◆ **Materials provided**
....

#pragma unroll
    for (int r = 0; r < PPT; ++r) {
        const int i = tid + r * NT;
        if (i < npad) {
            float4 ra = make_float4(0.f, 0.f, -1e30f, 0.f);
            float2 rb = make_float2(0.f, 0.f);
            if (i < n) {
                const float n1 = __fsqrt_rn(__fmaf_rn(v[r].x, v[r].x, __fmul_rn(v[r].y, v[r].y)));
                const float cxc = c[r].x - ox, cyc = c[r].y - oy;
                if (!(n1 > below_1e6())) {
                } else if (!(n1 < 1e18f) || !(fabsf(cxc) + fabsf(cyc) <= cmax)) {
                    ra.z = 0.f;
                } else {
                    const float inv = 1.0f / n1;
                    const float ux = v[r].x * inv, uy = v[r].y * inv;
                    const float a1 = kappa * ux, a2 = kappa * uy;
                    ra.x = a1; ra.y = a2; ra.z = -fmaf(a1, cxc, a2 * cyc);
                    ra.w = -uy; rb.x = ux; rb.y = fmaf(uy, cxc, -(ux * cyc));
                }
            }
            s_a[i] = ra; s_b[i] = rb;
        }
    }

    float hxc[HPT], hyc[HPT], dl[HPT];
    int neg[HPT];
#pragma unroll
    for (int j = 0; j < HPT; ++j) {
        const int h = hbase + j * TEAM;
        const float2 q = (h < a.hn) ? hyp[h] : make_float2(0.f, 0.f);
        float xc = q.x - ox, yc = q.y - oy;
        const float S = fabsf(xc) + fabsf(yc) + cmax;
        float d = fmaxf(p.cone.band * S, 1e-30f);
        if (!(S <= 1e15f) || !(d < CUDART_INF_F)) { xc = 0.f; yc = 0.f; d = CUDART_INF_F; }
        hxc[j] = xc; hyc[j] = yc; dl[j] = d;
        neg[j] = 0;
    }
    __syncthreads();

    const uint32_t sa0 = (uint32_t)__cvta_generic_to_shared(s_a);
    const uint32_t sb0 = (uint32_t)__cvta_generic_to_shared(s_b);
    int mine = 0;
    for (int i0 = team * VOTE_BLOCK; i0 < npad; i0 += TEAMS * VOTE_BLOCK) {
        mine += VOTE_BLOCK;
        const uint32_t sa = sa0 + (uint32_t)i0 * 16u, sb = sb0 + (uint32_t)i0 * 8u;
        float mn[HPT];
#pragma unroll
        for (int j = 0; j < HPT; ++j) mn[j] = CUDART_INF_F;
#pragma unroll
        for (int u = 0; u < VOTE_BLOCK; u += 2) {
            const float4 ra0 = lds128(sa + u * 16), ra1 = lds128(sa + u * 16 + 16);
            const float4 rbb = lds128(sb + u * 8);
#pragma unroll
            for (int j = 0; j < HPT; ++j) {
                const float m0 = cone_margin(ra0, make_float2(rbb.x, rbb.y), hxc[j], hyc[j]);
                const float m1 = cone_margin(ra1, make_float2(rbb.z, rbb.w), hxc[j], hyc[j]);
                neg[j] += (int)(__float_as_uint(m0) >> 31);
                neg[j] += (int)(__float_as_uint(m1) >> 31);
                mn[j] = fminf(mn[j], fminf(fabsf(m0), fabsf(m1)));
            }
        }
        bool flag = false;
#pragma unroll
        for (int j = 0; j < HPT; ++j) flag |= mn[j] < dl[j];
        if (__any_sync(0xffffffffu, flag)) {
            const int nb = min(VOTE_BLOCK, n - i0);
            float4 ra = make_float4(0.f, 0.f, -1e30f, 0.f);
            float2 rb = make_float2(0.f, 0.f), vv = make_float2(0.f, 0.f), cc = make_float2(0.f, 0.f);
            if (lane < nb) {
                ra = s_a[i0 + lane]; rb = s_b[i0 + lane];
                vv = __ldg(dk + i0 + lane); cc = __ldg(xy + i0 + lane);
            }
#pragma unroll
            for (int j = 0; j < HPT; ++j) {
                unsigned bm = __ballot_sync(0xffffffffu, mn[j] < dl[j]);
                while (bm) {
                    const int L = __ffs(bm) - 1;
                    bm &= bm - 1;
                    const float hx_ = __shfl_sync(0xffffffffu, hxc[j], L), hy_ = __shfl_sync(0xffffffffu, hyc[j], L);
                    const float dl_ = __shfl_sync(0xffffffffu, dl[j], L);
                    const int h = hbase - lane + L + j * TEAM;
                    const float2 q = (h < a.hn) ? __ldg(hyp + h) : make_float2(0.f, 0.f);
                    int delta = 0;
                    if (lane < nb) {
                        const float m = cone_margin(ra, rb, hx_, hy_);
                        if (fabsf(m) < dl_) {
                            const bool in = vote_exact(vv.x, vv.y, cc.x, cc.y, q.x, q.y, thresh);
                            delta = (in ? 0 : 1) - (int)(__float_as_uint(m) >> 31);
                        }
                    }
                    delta = __reduce_add_sync(0xffffffffu, delta);
                    if (lane == L) neg[j] += delta;
                }
            }
        }
    }
    int *counts = a.counts + ((size_t)b * a.K + k) * a.hn;
#pragma unroll
    for (int j = 0; j < HPT; ++j) {
        const int h = hbase + j * TEAM;
        const int cnt = mine - neg[j];
        if (h < a.hn && cnt) atomicAdd(counts + h, cnt);
    }
}
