@@ -275,11 +279,11 @@
         const int off = k * ACH, s = k % ARING;
         const uint32_t bytes = 4u * (an - off < ACH ? an - off : ACH);
         char *dst = aslot(s);
-        mbar_expect_tx(bar + 3 + s, 4 * bytes);
-        bulk_g2s(dst, L.w + off, bytes, bar + 3 + s);
-        bulk_g2s(dst + ACH * 4, L.m + off, bytes, bar + 3 + s);
-        bulk_g2s(dst + ACH * 8, L.v + off, bytes, bar + 3 + s);
-        bulk_g2s(dst + ACH * 12, L.vmax + off, bytes, bar + 3 + s);
+        mbar_expect_tx(bar + 2 + s, 4 * bytes);
+        bulk_g2s(dst, L.w + off, bytes, bar + 2 + s);
+        bulk_g2s(dst + ACH * 4, L.m + off, bytes, bar + 2 + s);
+        bulk_g2s(dst + ACH * 8, L.v + off, bytes, bar + 2 + s);
+        bulk_g2s(dst + ACH * 12, L.vmax + off, bytes, bar + 2 + s);
     };
     uint32_t par_w1 = 0;
     const umma::Tile W2_hi = umma::make_tile(smem + REG3, 64, 128), W2_lo = umma::make_tile(smem + REG3 + 16384, 64, 128);
@@ -389,18 +393,8 @@
         __syncthreads();
 
         TC_STAMP(3);
-        if (tid == 0) { tma_w1(To(), bar + 1); tma_w2(To(), bar + 2); }
+        if (tid == 0) tma_online(To(), bar + 1);
         load_smalls(L.w, d, mi.sm[0]);
-        umma::mbar_wait(bar + 2, round & 1);
-        {
-            const float *w2 = reinterpret_cast<const float *>(smem + REG3);
-            float *w2t = reinterpret_cast<float *>(smem + REG3 + 32768);
-            for (int e = tid; e < HID * HID; e += NTH) {
-                const int j = e >> 6, k = e & 63, i1 = umma::tile_index(j, umma::kperm(k), HID), i2 = umma::tile_index(k, umma::kperm(j), HID);
-                w2t[i2] = w2[i1]; w2t[4096 + i2] = w2[4096 + i1];
-            }
-            umma::fence_async_smem();
-        }
         TC_STAMP(4);
         float gw2[16], gb2[4], gw1[NW / 2], gba[8];
         float mae_acc = 0.f, db3_acc = 0.f;
@@ -408,10 +402,21 @@
         const umma::Tile TA_hi = umma::make_tile(smem + AR_A_HI, 64, TL), TA_lo = umma::make_tile(smem + AR_A_LO, 64, TL);
         const umma::Tile TB_hi = umma::make_tile(smem + AR_B_HI, 64, TL), TB_lo = umma::make_tile(smem + AR_B_LO, 64, TL);
         const umma::Tile TE = umma::make_tile(smem + AR_E, 64, TL);
+        auto e_scatter = [&](int b0, int rA, int rB, int t4) {
+#pragma unroll
+            for (int p = 0; p < 2; p++) {
+                const int r = p ? rB : rA, act = mi.act[b0 + r];
+#pragma unroll
+                for (int x = 0; x < 8; x++) {
+                    const int er = t4 * 8 + x;
+                    arena[AR_E / 4 + umma::tile_index2(er, r, 64, TL)] = (er == 0 || er == act + 1) ? 1.f : 0.f;
+                }
+            }
+        };
         for (int i = 0; i < ntiles; i++) {
             const int row0 = i * 128 + h * 64;
             if (i > 0) {
-                if (tid == 0) tma_w1(To(), bar + 1);
+                if (tid == 0) tma_online(To(), bar + 1);
                 l1_issue(a, L, mi, smem, a.lay.off_state, row0, 0);
             }
             umma::mbar_wait(bar + 1, par_w1);
@@ -420,6 +425,7 @@
             const int rows[2] = {row0 + acc_row_here(0), row0 + acc_row_here(1)};
             float h1[32], z[32], hi[32], lo[32];
             layer1_block(a, L, mi, smem, a.lay.off_state, row0, h1);
+            __syncthreads();
             if (i == 0) TC_STAMP(5);
             int ai[2];
 #pragma unroll
@@ -432,7 +438,7 @@
                     h1[4 * j + 2 * p + 1] = fmaxf(h1[4 * j + 2 * p + 1] + wv.y, 0.f);
                 }
             }
-            float *h1s = reinterpret_cast<float *>(smem + REG2 + h * 2 * SBUF) + (tid & 127);
+            float *h1s = reinterpret_cast<float *>(smem + REG1 + h * HALF) + (tid & 127);
 #pragma unroll
             for (int c = 0; c < 32; c++) h1s[c * 128] = h1[c];
             acc_to_frag(h1, hi, lo);
@@ -488,6 +494,10 @@
                 z[c] = h1s[(32 + c) * 128];
                 dz1[c] = (h1[c] > 0.f) ? dz1[c] : 0.f;
             }
+            __syncthreads();
+            float *dzs = reinterpret_cast<float *>(smem + REG3 + h * (HALF / 2)) + (tid & 127);
+#pragma unroll
+            for (int c = 0; c < 32; c++) dzs[c * 128] = dz1[c];
             if (i == 0) TC_STAMP(6);
 
             for (int hf = 0; hf < 2; hf++) {
@@ -507,21 +517,27 @@
                                 arena[AR_B_HI / 4 + idx] = h1[c]; arena[AR_B_LO / 4 + idx] = tf32_lo(h1[c]);
                             }
                 } else {
-#pragma unroll
-                    for (int p = 0; p < 2; p++) {
-                        const int r = p ? rB : rA, act = mi.act[i * 128 + hf * 64 + r];
-#pragma unroll
-                        for (int x = 0; x < 8; x++) {
-                            const int er = t4 * 8 + x;
-                            arena[AR_E / 4 + umma::tile_index2(er, r, 64, TL)] = (er == 0 || er == act + 1) ? 1.f : 0.f;
-                        }
-                    }
+                    e_scatter(i * 128 + hf * 64, rA, rB, t4);
                 }
                 umma::fence_async_smem();
                 __syncthreads();
+                if (first) TC_STAMP(11);
                 umma::gemm3<32>(gw2, TA_hi, TA_lo, TB_hi.rows_from(32 * h), TB_lo.rows_from(32 * h), 64, !first);
                 umma::gemm3<8>(gb2, TA_hi, TA_lo, TE, TE, 64, !first, false, true);
                 umma::wg_commit();
+                if (NW < 64 && lane < 16 && 32 * (lane & 3) < d.obs) {
+                    const float *src = reinterpret_cast<const float *>(L.records + (size_t)mi.slot[i * 128 + hf * 64 + warp + 8 * (lane >> 2)] * W) +
+                                       a.lay.off_state + 32 * (lane & 3);
+                    asm volatile("prefetch.global.L1 [%0];" ::"l"(src));
+                }
+                umma::wg_wait<0>();
+                if (first) TC_STAMP(12);
+            }
+            for (int hf = 0; hf < 2; hf++) {
+                const int ft = tid_here(), h = ft >> 7, t4 = ft & 3, lane = ft & 31, warp = ft >> 5, rA = acc_row_here(0), rB = rA + 8;
+                const bool mine = h == hf;
+                const bool first = (i == 0 && hf == 0);
+                __syncthreads();
                 float sv[4][4];
                 auto st_rows_load = [&](int r0) {
 #pragma unroll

....

Within the entries, count the lines containing the string "warp" and state nothing but the result.

◆ **Output below**
2